■ **What needs to be done**
Search the data for the word "enable" and copy every line where it occurs.

◇ ◇ ◇ ◇ ◇

## Give each tile a contiguous worst-case log region and drop room checks

```diff
diff --git a/cudavideostream_amd/csrc/core.hip b/cudavideostream_amd/csrc/core.hip
--- a/cudavideostream_amd/csrc/core.hip
+++ b/cudavideostream_amd/csrc/core.hip
@@ -11,7 +11,14 @@
 
 using namespace mi355;
 
-static inline size_t code_chunks(size_t max_batch) { return (max_batch + 2) / 3 + 1; }
+struct LogGeometry {
+    uint32_t code_stride, rec_stride;
+    size_t codes_bytes, rec_bytes;
+};
+static inline LogGeometry log_geometry(size_t max_batch, size_t ntiles) {
+    const size_t cs = max_batch * 256, rs = max_batch * 1024;
+    return LogGeometry{(uint32_t)cs, (uint32_t)rs, cs * ntiles, rs * ntiles};
+}
 
 namespace {
 
@@ -239,10 +246,11 @@
     if (c->side || !c->pipeline_ok) return MI355_OK;
     const size_t T = (size_t)c->cfg.max_batch, W = c->ntiles;
     mi355_core::LogSet &s0 = c->set[0], &s1 = c->set[1];
+    const LogGeometry lg = log_geometry(T, W);
     s0.rec = c->rec; s0.codes = c->codes; s0.meta = c->meta; s0.groff = c->groff; s0.totals = c->totals;
     bool ok = true;
-    ok = ok && hipMalloc((void **)&s1.rec, T * W * 1024) == hipSuccess;
-    ok = ok && hipMalloc((void **)&s1.codes, code_chunks(T) * W * 1024) == hipSuccess;
+    ok = ok && hipMalloc((void **)&s1.rec, lg.rec_bytes) == hipSuccess;
+    ok = ok && hipMalloc((void **)&s1.codes, lg.codes_bytes) == hipSuccess;
     ok = ok && hipMalloc((void **)&s1.meta, T * W * 16) == hipSuccess;
     ok = ok && hipMalloc((void **)&s1.groff, T * expand_groups(c->ntiles) * 16) == hipSuccess;
     ok = ok && hipMalloc((void **)&s1.totals, (2 * T + 2) * sizeof(uint32_t)) == hipSuccess;
@@ -271,7 +279,7 @@
         c->pipeline_ok = false;
         return MI355_OK;
     }
-    c->workspace += T * W * 1024 + code_chunks(T) * W * 1024 + T * W * 16 + T * expand_groups(c->ntiles) * 16 + (2 * T + 2) * 4;
+    c->workspace += lg.rec_bytes + lg.codes_bytes + T * W * 16 + T * expand_groups(c->ntiles) * 16 + (2 * T + 2) * 4;
     return MI355_OK;
 }
 
@@ -358,9 +366,12 @@
     a.tile_end = c->ntiles;
     a.rec = ls.rec;
     a.codes = ls.codes;
-    a.codes_bytes = (uint32_t)(code_chunks((size_t)c->cfg.max_batch) * c->ntiles * 1024u);
+    const LogGeometry geo = log_geometry((size_t)c->cfg.max_batch, c->ntiles);
+    a.codes_bytes = (uint32_t)geo.codes_bytes;
     a.meta = ls.meta;
-    a.rec_bytes = (uint32_t)((size_t)c->cfg.max_batch * c->ntiles * 1024u);
+    a.rec_bytes = (uint32_t)geo.rec_bytes;
+    a.code_stride = geo.code_stride;
+    a.rec_stride = geo.rec_stride;
     a.meta_bytes = (uint32_t)((size_t)c->cfg.max_batch * c->ntiles * 16u);
     const bool aligned = (((uintptr_t)d_cur | (uintptr_t)d_prev | stride) & 15u) == 0 && 3 * (uint64_t)stride + c->n < (1ull << 32);
     bool pair_once = false;
@@ -470,8 +481,7 @@
     if (n64 >= (1ull << 31)) return fail(MI355_ERR_INVALID, "frame larger than 2 GiB");
     {
         const uint64_t tiles = (n64 + kTileBytes - 1) / kTileBytes, mb = (uint64_t)cfg->max_batch;
-        const uint64_t chunks = mb > code_chunks((size_t)mb) ? mb : (uint64_t)code_chunks((size_t)mb);
-        if (tiles * kTileBytes * chunks >= (1ull << 32))
+        if (tiles * kTileBytes * (mb > 2 ? mb : 2) >= (1ull << 32))
             return fail(MI355_ERR_INVALID, "max_batch * frame bytes must stay below 2^32");
     }
 
@@ -504,8 +514,9 @@
     if (!rc) rc = dev_alloc(c, &c->in, N + 16);
     if (!rc) rc = dev_alloc(c, &c->aux, N + 16);
     if (!rc) rc = dev_alloc(c, &c->vis, N + 16);
-    if (!rc) rc = dev_alloc(c, &c->rec, T * W * 64);
-    if (!rc) rc = dev_alloc(c, &c->codes, code_chunks(T) * W * 256);
+    const LogGeometry lg = log_geometry(T, W);
+    if (!rc) rc = dev_alloc(c, &c->rec, lg.rec_bytes / 16);
+    if (!rc) rc = dev_alloc(c, &c->codes, lg.codes_bytes / 4);
     if (!rc) rc = dev_alloc(c, &c->meta, T * W);
     if (!rc) rc = dev_alloc(c, &c->groff, T * expand_groups(c->ntiles) * 4);
     if (!rc) rc = dev_alloc(c, &c->totals, 2 * T + 2);
diff --git a/cudavideostream_amd/csrc/diff_pack.hip b/cudavideostream_amd/csrc/diff_pack.hip
--- a/cudavideostream_amd/csrc/diff_pack.hip
+++ b/cudavideostream_amd/csrc/diff_pack.hip
@@ -45,11 +45,11 @@
 }
 
 struct LogPos {
-    uint32_t ptrC, roomC, ptrM, roomM;
+    uint32_t ptrC, ptrM;
 };
 
 __device__ __forceinline__ uint32_t emit_step(const uint32_t (&dm)[4], uint32_t m16, const LogOut &lg, LogPos &lp,
-                                              uint32_t jump, uint32_t lane24, uint32_t &pc, uint32_t &pm) {
+                                              uint32_t lane24, uint32_t &pc, uint32_t &pm) {
     const bool cand = m16 != 0u;
     const bool multi = (m16 & (m16 - 1u)) != 0u;
     const uint64_t bc = __ballot(cand), bm = __ballot(multi);
@@ -59,26 +59,19 @@
     pc = lp.ptrC;
     pm = lp.ptrM;
     if (nc == 0u) return 0u;
-    if (nm > lp.roomM) { lp.ptrM += lp.roomM * 16u + jump; lp.roomM = 64u; }
-    pm = lp.ptrM;
     if (nm == 64u) {
         const u32x4 v = {dm[0], dm[1], dm[2], dm[3]};
         __builtin_amdgcn_raw_buffer_store_b128(v, lg.recs, pm + rankM * 16u, 0, 0);
         lp.ptrM += 64u * 16u;
-        lp.roomM -= 64u;
         return 64u | (64u << 16);
     }
-    if (nc > lp.roomC) { lp.ptrC += lp.roomC * 4u + jump; lp.roomC = 256u; }
-    pc = lp.ptrC;
     const uint32_t one = __builtin_amdgcn_sad_u8((dm[0] | dm[1]) | (dm[2] | dm[3]), 0u, 0u);
     const uint32_t code = m16 | ((multi ? rankM : one) << 16) | lane24;
     __builtin_amdgcn_raw_buffer_store_b32(code, lg.codes, cand ? pc + rankC * 4u : kOOB, 0, 0);
     const u32x4 v = {dm[0], dm[1], dm[2], dm[3]};
     __builtin_amdgcn_raw_buffer_store_b128(v, lg.recs, multi ? pm + rankM * 16u : kOOB, 0, 0);
     lp.ptrC += nc * 4u;
-    lp.roomC -= nc;
     lp.ptrM += nm * 16u;
-    lp.roomM -= nm;
     return nc | (nm << 16);
 }
 
@@ -178,8 +171,9 @@
     bool first = true;
     constexpr int kPrefetch = PrefetchOf<PAIR>::value;
     uint4 meta = make_uint4(0, 0, 0, 0);
+    lp.ptrC = (uint32_t)__builtin_amdgcn_readfirstlane((int)lp.ptrC);
+    lp.ptrM = (uint32_t)__builtin_amdgcn_readfirstlane((int)lp.ptrM);
     const uint32_t lane24 = ((uint32_t)lane << 24) | (tile << 30);
-    const uint32_t jump = (a.ntiles - 1u) * 1024u;
 #pragma unroll
     for (int d = 0; d < kPrefetch; d += 2) {
         const int t = t0 + d;
@@ -194,7 +188,7 @@
         compare_step<HIGH>(g.c[d], st, tc, dm0, m0);
         if (SEG) sg->chg |= m0;
         if (FB) store_state<FAST>(a, *so, d, st, m0, valid);
-        const uint32_t c0 = emit_step(dm0, m0, lg, lp, jump, lane24, pc0, pm0);
+        const uint32_t c0 = emit_step(dm0, m0, lg, lp, lane24, pc0, pm0);
         uint32_t c1 = 0;
         if (two) {
             if (PAIR) st = g.p[d + 1];
@@ -206,7 +200,7 @@
             compare_step<HIGH>(g.c[d + 1], st, tc, dm1, m1);
             if (SEG) sg->chg |= m1;
             if (FB) store_state<FAST>(a, *so, d + 1, st, m1, valid);
-            c1 = emit_step(dm1, m1, lg, lp, jump, lane24, pc1, pm1);
+            c1 = emit_step(dm1, m1, lg, lp, lane24, pc1, pm1);
         }
         const uint32_t both = (uint32_t)__builtin_popcount(m0) | ((uint32_t)__builtin_popcount(m1) << 16);
         const uint32_t tot = (uint32_t)__builtin_amdgcn_readlane(wave_inclusive_scan((int)both), 63);
@@ -235,7 +229,7 @@
     if (!PAIR && !SEG) st = load16<FAST>(a.state + byte_off, valid);
 
     Group<PAIR, FAST> ga, gb;
-    LogPos lp{tile * 1024u, 256u, tile * 1024u, 64u};
+    LogPos lp{tile * a.code_stride, tile * a.rec_stride};
     constexpr int kPrefetch = PrefetchOf<PAIR>::value;
     const size_t gstep = (size_t)kPrefetch * a.stride;
     Seg sg{0, 0, 0u, byte_off};
diff --git a/cudavideostream_amd/csrc/internal.h b/cudavideostream_amd/csrc/internal.h
--- a/cudavideostream_amd/csrc/internal.h
+++ b/cudavideostream_amd/csrc/internal.h
@@ -31,8 +31,10 @@
     uint32_t rec_bytes;
     uint32_t meta_bytes;
     int32_t seg;
-};
-static_assert(sizeof(PackArgs) == 96, "see above");
+    uint32_t code_stride;
+    uint32_t rec_stride;
+};
+static_assert(sizeof(PackArgs) == 104, "kernel arguments: no padding but the union's");
 
 struct ExpandArgs {
     const uint32_t *codes;
```

Result: faster. 591,400 (median of 6 runs) (+4.8%).
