     cur.perf_start = dclock.perf_start(); cur.wall = dclock.wall(); cur.cpu = dclock.cpu();
     bool diverged = false;
-    if (pend.valid) { rc = complete(pend, &diverged); pend.valid = false; if (rc) break; }
-    if (started) pend = cur;
-    else { rc = complete(cur, &diverged); if (rc) break; }
+    if (turn_ok && started) {
+      rc = complete_older();
+      if (rc) break;
+      older = pend; pend = cur;
+    } else {
+      rc = complete_older();
+      if (rc) break;
+      if (pend.valid) { rc = complete(pend, &diverged); pend.valid = false; if (rc) break; }
+      if (started) pend = cur;
+      else { rc = complete(cur, &diverged); if (rc) break; }
+    }
     consumed = consumed_after;
     if (diverged) break;
   }
-  if (pend.valid) {
+  for (Pending* p : {&older, &pend}) {
+    if (!p->valid) continue;
     bool dv = false;
-    const int r2 = complete(pend, &dv);
-    pend.valid = false;
+    const int r2 = complete(*p, &dv);
+    p->valid = false;
     if (!rc) rc = r2;
   }
   A.uniforms = save_u; A.log_uniforms = save_lu;
@@ -3446,6 +3524,9 @@
   else if (k == "bg_count") *out = c->bg_count;
   else if (k == "step_size") *out = c->step_size;
   else if (k == "leapfrogs") *out = (double)c->leapfrogs;
+  else if (k == "draw_turns_taken") *out = (double)c->draw_turns_taken;
+  else if (k == "draw_turns_declined") *out = (double)c->draw_turns_declined;
+  else if (k == "draw_turns_late") *out = (double)c->draw_turns_late;
   else if (k == "tree_kernel" || k == "tree_launches") *out = 0.0;
   else if (k == "fa_fg_n") *out = c->fa_fg_n;
   else if (k == "fa_bg_n") *out = c->fa_bg_n;
diff --git a/pymc_amd/csrc/kernels.h b/pymc_amd/csrc/kernels.h
--- a/pymc_amd/csrc/kernels.h
+++ b/pymc_amd/csrc/kernels.h
@@ -1628,6 +1628,94 @@
   }
 }
 
+struct DrawTurn {
+  const double* normals;
+  double *q_out, *g_out, *trace_q;
+  DrawOut* out; DrawOutMapped* mapped; unsigned seq;
+  double* kin_part;
+  unsigned* ticket;
+  const double* uni_base; long long consumed;
+  double step_size; int max_depth;
+  int d;
+  HostStatus* st;
+};
+
+__host__ __device__ __forceinline__ bool draw_turn_taken(int diverging, int bad_energy, int turning, int d, int max_depth) {
+  return !diverging && !bad_energy && (turning || d + 1 >= max_depth);
+}
+__host__ __device__ __forceinline__ int draw_turn_bound(int d) { return (2 << d) + d + 1; }
+
+__global__ __launch_bounds__(VEC_THREADS) void k_draw_turn(ArenaDev A, DrawTurn T) {
+  __shared__ double sm[VEC_THREADS / WAVE];
+  Ctl* c = A.ctl;
+  if (T.d >= 0 && !draw_turn_taken(c->diverging, c->bad_energy, c->turning, T.d, T.max_depth)) return;
+  const int prop = c->proposal;
+  const int64_t po = slot_off(A, prop);
+  if (blockIdx.x == 0) for (int t = threadIdx.x; t < A.ga_nticket; t += VEC_THREADS) A.ga_ticket[t] = 0u;
+  double kin = 0.0;
+  const int base = blockIdx.x * VEC_THREADS * A.ept;
+  for (int e = 0; e < A.ept; ++e) {
+    const int i = base + e * VEC_THREADS + threadIdx.x;
+    if (i < A.n) {
+      const double qi = A.Q[po + i], gi = A.G[po + i];
+      T.q_out[i] = qi; T.g_out[i] = gi;
+      if (T.trace_q) T.trace_q[i] = qi;
+      const double p = T.normals[i] * A.inv_stds[i];
+      const double v = A.var[i] * p;
+      A.P[i] = p; A.V[i] = v;
+      A.PSUM[i] = p;
+      A.Q[i] = qi; A.G[i] = gi;
+      kin = fma(p, v, kin);
+    }
+  }
+  const double tot = block_sum<false>(kin, sm);
+  if (threadIdx.x != 0) return;
+  st_agent(T.kin_part + blockIdx.x, tot);
+  asm volatile("s_waitcnt vmcnt(0)" ::: "memory");
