### pytorch-human-pose_amd/csrc/kernels.h

```cpp
#pragma once
#include <hip/hip_runtime.h>
#include <stdint.h>

#include <hip/hip_ext.h>

typedef uint16_t bf16_raw;

struct LaunchProbe { hipEvent_t start = nullptr, stop = nullptr; };
LaunchProbe &hh_launch_probe();
#define HH_LAUNCH(kernel, grid, block, lds, stream, ...)                                                            \
    do {                                                                                                            \
        LaunchProbe &lp_ = hh_launch_probe();                                                                       \
        if (lp_.start) {                                                                                            \
            hipExtLaunchKernelGGL(kernel, grid, block, lds, stream, lp_.start, lp_.stop, 0, __VA_ARGS__);           \
            lp_ = LaunchProbe{};                                                                                    \
        } else {                                                                                                    \
            hipLaunchKernelGGL(kernel, grid, block, lds, stream, __VA_ARGS__);                                      \
        }                                                                                                           \
    } while (0)

struct ConvParams {
    const bf16_raw *in;
    int in_cs, in_coff;
    int Hin, Win;
    const bf16_raw *w;
    const float *bias;
    const bf16_raw *res;
    int res_cs, res_coff;
    bf16_raw *out;
    int out_cs, out_coff;
    float *out_f32;
    int Hob, Wob;
    int osy, ooy, osx, oox;
    int Ho, Wo;
    int cin;
    int cout_real, cout_store;
    int relu;
    int pad_y, pad_x;
    int B, tiles_x, tiles_y, ncg;
    int nphase;
    size_t phase_stride;
    unsigned long long *stamps;
    unsigned long long *clk;
    int nch0, nch1;
    ptrdiff_t src_delta1, src_delta2;
};

struct ConvConfig {
    int KS, S, KC, NT, WC, PT, TW;
    int DB;
    int cout_t() const { return 32 * NT * WC; }
    int th() const { return (4 / WC) * PT * (32 / TW); }
    size_t lds_bytes() const {
        int PH = (th() - 1) * S + KS, PW = (TW - 1) * S + KS;
        size_t patch = ((size_t)PH * PW * (KC * 2 + 16) + 15) & ~(size_t)15;
        const size_t buf = patch + (size_t)KS * KS * KC * cout_t() * 2;
        return DB ? 2 * (buf + 256 * 16) : buf;
    }
};

int conv_num_configs();
const ConvConfig &conv_config(int i);
hipError_t conv_launch(int cfg_index, const ConvParams &p, hipStream_t stream);
hipError_t conv_init();

struct Fp8ConvParams {
    const unsigned char *in;
    int in_cs, in_coff;
    int Hin, Win;
    const unsigned char *w;
    const float *mult;
    const float *bias;
    const unsigned char *res;
    int res_cs, res_coff;
    float res_scale;
    const bf16_raw *res16;
    int res16_cs, res16_coff;
    unsigned char *out;
    int out_cs, out_coff;
// ... 251 lines not shown
```

Before: 7023 images/sec.

## Fuse lower-resolution 1x1 upsample branches into the stride-2 fusion conv epilogue

Adds an OP_DOWNSUM op and a templated UP variant of the MFMA conv kernel. For HRNet fusion outputs at scale i>=1, the kernel computes the 1x1 convs of coarser branches (j>i) per tile into LDS and adds their nearest-upsampled values into the stride-2 conv epilogue before the store. This removes separate upadd launches and the intermediate tensor round trips through memory. In exchange it uses more LDS and registers per block, may lower occupancy, and repeats some 1x1 work per conv channel group.

```diff
diff --git a/include/hhrnet.h b/include/hhrnet.h
--- a/include/hhrnet.h
+++ b/include/hhrnet.h
@@ -43,6 +43,7 @@
 int hh_set_multi_lane(hh_net *net, int enable);
 
 int hh_debug_check_plan(const hh_net *net);
+int hh_debug_count_ops(const hh_net *net, const char *kind);
 
 double hh_forward_flops(const hh_net *net, int B, int H, int W);
 
diff --git a/pytorch-human-pose_amd/_lib.py b/pytorch-human-pose_amd/_lib.py
--- a/pytorch-human-pose_amd/_lib.py
+++ b/pytorch-human-pose_amd/_lib.py
@@ -74,6 +74,7 @@
         "hh_decode": (i32, [vp, vp, i64, vp, i64, vp, pi64, i32, i32, i32, i32, i32, i32, vp, vp, vp, vp, vp]),
         "hh_parse": (i32, [vp, vp, vp, i32, i32, i32, i32, i32, i32, vp, vp, vp, vp, vp]),
         "hh_debug_check_plan": (i32, [vp]),
+        "hh_debug_count_ops": (i32, [vp, cp]),
         "hh_loss_heatmaps": (i32, [vp, i64, vp, vp, i32, i32, i32, i32, vp, vp, i64, vp, vp]),
         "hh_loss_ae_grouping": (i32, [vp, i64, vp, vp, i32, i32, i32, i32, i32, vp, vp, i64, C.c_float, C.c_float, vp, vp]),
         "hh_conv2d_workspace_bytes": (i64, [i32, i32, i32, i32]),
diff --git a/pytorch-human-pose_amd/csrc/capi.cpp b/pytorch-human-pose_amd/csrc/capi.cpp
--- a/pytorch-human-pose_amd/csrc/capi.cpp
+++ b/pytorch-human-pose_amd/csrc/capi.cpp
@@ -123,6 +123,22 @@
     std::string why;
     if (net->check_plan(&why)) { hh_set_error("schedule hazard: " + why); return 1; }
     return 0;
+}
+
+int hh_debug_count_ops(const hh_net *net, const char *kind)
+{
+    static const struct { const char *name; OpKind k; } kinds[] = {{"conv", OP_CONV}, {"upadd", OP_UPADD}, {"upsum", OP_UPSUM}, {"downsum", OP_DOWNSUM},
+                                                                   {"bb", OP_BB}, {"junc", OP_JUNC}, {"stem", OP_STEM}};
+    const bool all = !strcmp(kind, "launch");
+    int n = 0, known = all;
+    for (const auto &e : kinds) {
+        if (!all && strcmp(kind, e.name)) continue;
+        known = 1;
+        for (const Op &op : net->ops) n += op.kind == e.k;
+    }
+    if (all)
+        for (const Op &op : net->ops) n += (op.kind == OP_AVGPOOL || op.kind == OP_LINEAR || op.kind == OP_QUANT) - (op.kind == OP_BB && op.fin >= 0);
+    return known ? n : -1;
 }
 
 int hh_profile_enable(hh_net *net, int enable) { net->prof_enabled = enable != 0; net->prof_clk = enable == 2; net->prof_used = 0; return 0; }
diff --git a/pytorch-human-pose_amd/csrc/conv_mfma.hip b/pytorch-human-pose_amd/csrc/conv_mfma.hip
--- a/pytorch-human-pose_amd/csrc/conv_mfma.hip
+++ b/pytorch-human-pose_amd/csrc/conv_mfma.hip
@@ -1,5 +1,6 @@
 #include "kernels.h"
 
+#include <type_traits>
 #include <utility>
 
 typedef __bf16 bf16x8 __attribute__((ext_vector_type(8)));
@@ -35,9 +36,60 @@
 #else
 #define CONV_STAMP(i)
 #endif
-template <int KS, int S, int KC, int NT, int WC, int PT, int TW, int DB>
-__global__ __launch_bounds__(256, 2) void conv_mfma_kernel(const ConvParams p)
-{
+constexpr int UP_PS = 144;
+constexpr int UP_BYTES = 40 * UP_PS;
+constexpr int UP_BATCH = 8;
+__device__ __forceinline__ unsigned pack2(float a, float b)
+{
+    f32x2 f = {a, b};
+    return __builtin_bit_cast(unsigned, __builtin_convertvector(f, bf16x2));
+}
+template <int TH, int TW>
+__device__ __forceinline__ void up_source_tile(const FusionDownParams &d, int j, int ct, int cg, int b, int oy0, int ox0, int Ho, int Wo,
+                                               char *lds_u, int lane)
+{
+    const int sh = d.shift[j], FW = TW >> sh, NPX = (TH >> sh) * FW;
+    const int r = lane & 31, h = lane >> 5;
+    const int Hj = Ho >> sh, Wj = Wo >> sh;
+    const int gy = (oy0 >> sh) + r / FW, gx = (ox0 >> sh) + r % FW;
+    const bool ok = r < NPX && gy < Hj && gx < Wj;
+    const bf16_raw *src = d.src[j] + ((size_t)b * Hj * Wj + (ok ? (size_t)gy * Wj + gx : 0)) * d.src_cs[j] + 8 * h;
+    const int nstep = d.nstep[j];
+    const u32x4 *w = reinterpret_cast<const u32x4 *>(d.w[j]) + ((size_t)cg * nstep * 2 + h) * 64 + ct * 32 + r;
+    f32x16 acc;
+    const float *bias = d.bias[j] + cg * 64 + ct * 32;
+    static_for<4>([&](auto gc) {
+        constexpr int g = decltype(gc)::value;
+        const float4 bv = *reinterpret_cast<const float4 *>(bias + 8 * g + 4 * h);
+        const float z = __builtin_bit_cast(float, 0u);
+        acc[4 * g + 0] = bv.x + z; acc[4 * g + 1] = bv.y + z; acc[4 * g + 2] = bv.z + z; acc[4 * g + 3] = bv.w + z;
+    });
+    for (int s0 = 0; s0 < nstep; s0 += UP_BATCH) {
+        u32x4 fa[UP_BATCH], fb[UP_BATCH];
+        static_for<UP_BATCH>([&](auto sc) {
+            constexpr int s = decltype(sc)::value;
+            fa[s] = w[128 * (s0 + s)];
+            fb[s] = *reinterpret_cast<const u32x4 *>(src + 16 * (s0 + s));
+        });
+        static_for<UP_BATCH>([&](auto sc) {
+            constexpr int s = decltype(sc)::value;
+            acc = __builtin_amdgcn_mfma_f32_32x32x16_bf16(__builtin_bit_cast(bf16x8, fa[s]), __builtin_bit_cast(bf16x8, fb[s]), acc, 0, 0, 0);
+        });
+    }
+    if (r < NPX) {
+        const i16x2 id = {(short)-32768, (short)-32768};
+        unsigned *dst = reinterpret_cast<unsigned *>(lds_u + r * UP_PS + (ct * 32 + 4 * h) * 2);
+        static_for<4>([&](auto gc) {
+            constexpr int g = decltype(gc)::value;
+            *reinterpret_cast<uint2 *>(dst + 4 * g) = make_uint2(pack_bf16x2(acc[4 * g + 0], acc[4 * g + 1], id), pack_bf16x2(acc[4 * g + 2], acc[4 * g + 3], id));
+        });
+    }
+}
+
+template <int KS, int S, int KC, int NT, int WC, int PT, int TW, int DB, int UP = 0>
+__global__ __launch_bounds__(256, 2) void conv_mfma_kernel(const std::conditional_t<UP != 0, ConvUpParams, ConvParams> p)
+{
+    static_assert(!UP || (NT == 2 && WC == 1 && PT == 1 && !DB), "UP: 64-cout tile, one wave per pixel row tile");
     constexpr int RPT = 32 / TW;
     constexpr int WP = 4 / WC;
     constexpr int TH = WP * PT * RPT;
@@ -190,6 +242,32 @@
                         rv[pt][nt][m] = ok ? v : u32x4{0u, 0u, 0u, 0u};
                     }
             }
+        }
+        if constexpr (UP) {
+            const FusionDownParams &d = p.up;
+            char *lds_u = smem + BUF_BYTES;
+            if ((wave >> 1) < d.nsrc)
+                up_source_tile<TH, TW>(d, wave >> 1, wave & 1, cg, b, oy0, ox0, p.Ho, p.Wo, lds_u + (wave >> 1) * 32 * UP_PS, lane);
+            __syncthreads();
+            const int ly = wp * RPT + dy;
+#pragma unroll
+            for (int nt = 0; nt < NT; ++nt)
+#pragma unroll
+                for (int m = 0; m < 2; ++m) {
+                    const u32x4 bv = rv[0][nt][m];
+                    float v[8] = {bf16_lo(bv[0]), bf16_hi(bv[0]), bf16_lo(bv[1]), bf16_hi(bv[1]),
+                                  bf16_lo(bv[2]), bf16_hi(bv[2]), bf16_lo(bv[3]), bf16_hi(bv[3])};
+#pragma unroll
+                    for (int j = 0; j < 2; ++j)
+                        if (j < d.nsrc) {
+                            const int sh = d.shift[j];
+                            const u32x4 uv = *reinterpret_cast<const u32x4 *>(lds_u + (j * 32 + (ly >> sh) * (TW >> sh) + (dx >> sh)) * UP_PS +
+                                                                              (nt * 32 + 16 * m + 8 * h) * 2);
+                            v[0] += bf16_lo(uv[0]); v[1] += bf16_hi(uv[0]); v[2] += bf16_lo(uv[1]); v[3] += bf16_hi(uv[1]);
+                            v[4] += bf16_lo(uv[2]); v[5] += bf16_hi(uv[2]); v[6] += bf16_lo(uv[3]); v[7] += bf16_hi(uv[3]);
+                        }
+                    rv[0][nt][m] = u32x4{pack2(v[0], v[1]), pack2(v[2], v[3]), pack2(v[4], v[5]), pack2(v[6], v[7])};
+                }
         }
 #pragma unroll
         for (int pt = 0; pt < PT; ++pt)
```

◇ ◇ ◇ ◇ ◇

■ **Answer for this exercise**
 int hh_set_multi_lane(hh_net *net, int enable);
 int hh_profile_enable(hh_net *net, int enable) { net->prof_enabled = enable != 0; net->prof_clk = enable == 2; net->prof_used = 0; return 0; }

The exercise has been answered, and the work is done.